Exercise goal ▸ Search the data for the string "chrono" and copy each line where it turns up.

Data supplied ▸
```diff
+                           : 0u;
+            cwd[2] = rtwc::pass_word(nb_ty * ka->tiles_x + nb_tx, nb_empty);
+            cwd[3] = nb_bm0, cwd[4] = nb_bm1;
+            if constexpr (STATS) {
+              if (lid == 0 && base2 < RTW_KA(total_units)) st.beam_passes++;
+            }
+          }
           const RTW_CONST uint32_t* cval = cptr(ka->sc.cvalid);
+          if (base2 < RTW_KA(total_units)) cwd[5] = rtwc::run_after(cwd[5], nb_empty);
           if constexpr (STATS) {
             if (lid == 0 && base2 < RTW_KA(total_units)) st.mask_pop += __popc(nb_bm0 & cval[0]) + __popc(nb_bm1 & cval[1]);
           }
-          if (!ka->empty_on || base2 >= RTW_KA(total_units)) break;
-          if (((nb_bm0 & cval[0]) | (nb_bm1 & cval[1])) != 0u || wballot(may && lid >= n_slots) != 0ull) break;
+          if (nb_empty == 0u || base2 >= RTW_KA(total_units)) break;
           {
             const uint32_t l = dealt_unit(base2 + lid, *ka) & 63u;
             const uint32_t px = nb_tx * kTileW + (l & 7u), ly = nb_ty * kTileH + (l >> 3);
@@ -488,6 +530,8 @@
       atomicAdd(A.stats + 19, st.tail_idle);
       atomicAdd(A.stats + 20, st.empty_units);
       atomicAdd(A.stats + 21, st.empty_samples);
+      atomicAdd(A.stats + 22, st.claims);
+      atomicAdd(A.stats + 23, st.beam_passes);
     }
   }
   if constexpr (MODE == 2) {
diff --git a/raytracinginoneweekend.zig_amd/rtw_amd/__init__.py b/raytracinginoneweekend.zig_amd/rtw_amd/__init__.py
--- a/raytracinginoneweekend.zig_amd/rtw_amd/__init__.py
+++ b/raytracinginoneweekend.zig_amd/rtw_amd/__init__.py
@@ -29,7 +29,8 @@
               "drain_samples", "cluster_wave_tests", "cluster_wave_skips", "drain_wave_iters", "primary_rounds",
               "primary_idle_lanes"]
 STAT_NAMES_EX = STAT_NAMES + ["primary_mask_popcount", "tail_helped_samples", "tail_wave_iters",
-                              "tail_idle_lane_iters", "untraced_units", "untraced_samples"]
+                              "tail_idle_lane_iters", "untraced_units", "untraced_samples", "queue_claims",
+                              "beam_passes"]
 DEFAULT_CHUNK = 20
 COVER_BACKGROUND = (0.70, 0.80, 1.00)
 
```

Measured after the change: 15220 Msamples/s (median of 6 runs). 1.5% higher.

--

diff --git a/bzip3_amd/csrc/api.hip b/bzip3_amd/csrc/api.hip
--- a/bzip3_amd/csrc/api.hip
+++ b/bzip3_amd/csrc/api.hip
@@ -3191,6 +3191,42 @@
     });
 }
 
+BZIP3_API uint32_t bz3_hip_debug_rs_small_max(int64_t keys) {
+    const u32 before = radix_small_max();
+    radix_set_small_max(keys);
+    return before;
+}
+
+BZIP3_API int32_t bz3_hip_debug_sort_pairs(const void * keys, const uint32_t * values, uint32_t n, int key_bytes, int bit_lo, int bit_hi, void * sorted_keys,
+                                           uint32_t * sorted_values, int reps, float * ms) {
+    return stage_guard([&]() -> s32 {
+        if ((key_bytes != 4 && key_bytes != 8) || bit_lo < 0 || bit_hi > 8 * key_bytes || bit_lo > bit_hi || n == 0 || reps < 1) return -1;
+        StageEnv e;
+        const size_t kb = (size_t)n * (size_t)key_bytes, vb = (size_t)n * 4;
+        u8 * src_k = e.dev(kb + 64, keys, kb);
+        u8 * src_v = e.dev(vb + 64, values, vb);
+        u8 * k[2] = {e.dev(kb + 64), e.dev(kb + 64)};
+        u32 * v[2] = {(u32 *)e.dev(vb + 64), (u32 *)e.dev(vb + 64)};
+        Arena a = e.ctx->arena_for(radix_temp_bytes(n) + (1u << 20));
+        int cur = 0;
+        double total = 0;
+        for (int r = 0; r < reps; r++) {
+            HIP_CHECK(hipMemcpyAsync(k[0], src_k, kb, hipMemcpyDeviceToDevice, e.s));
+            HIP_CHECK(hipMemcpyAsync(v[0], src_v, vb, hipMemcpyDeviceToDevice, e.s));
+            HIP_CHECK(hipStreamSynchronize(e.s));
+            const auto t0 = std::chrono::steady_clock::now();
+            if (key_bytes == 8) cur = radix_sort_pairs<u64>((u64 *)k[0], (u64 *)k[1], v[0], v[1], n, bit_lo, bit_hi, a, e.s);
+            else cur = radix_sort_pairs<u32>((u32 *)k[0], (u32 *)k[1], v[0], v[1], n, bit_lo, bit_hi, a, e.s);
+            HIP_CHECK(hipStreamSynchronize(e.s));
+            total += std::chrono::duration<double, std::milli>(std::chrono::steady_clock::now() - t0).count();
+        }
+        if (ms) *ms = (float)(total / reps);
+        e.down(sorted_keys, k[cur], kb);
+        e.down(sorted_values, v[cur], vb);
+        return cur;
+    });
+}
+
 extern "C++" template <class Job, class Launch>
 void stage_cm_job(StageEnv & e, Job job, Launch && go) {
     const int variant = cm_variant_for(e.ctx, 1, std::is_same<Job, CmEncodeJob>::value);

Result below ▸
+            const auto t0 = std::chrono::steady_clock::now();
+            total += std::chrono::duration<double, std::milli>(std::chrono::steady_clock::now() - t0).count();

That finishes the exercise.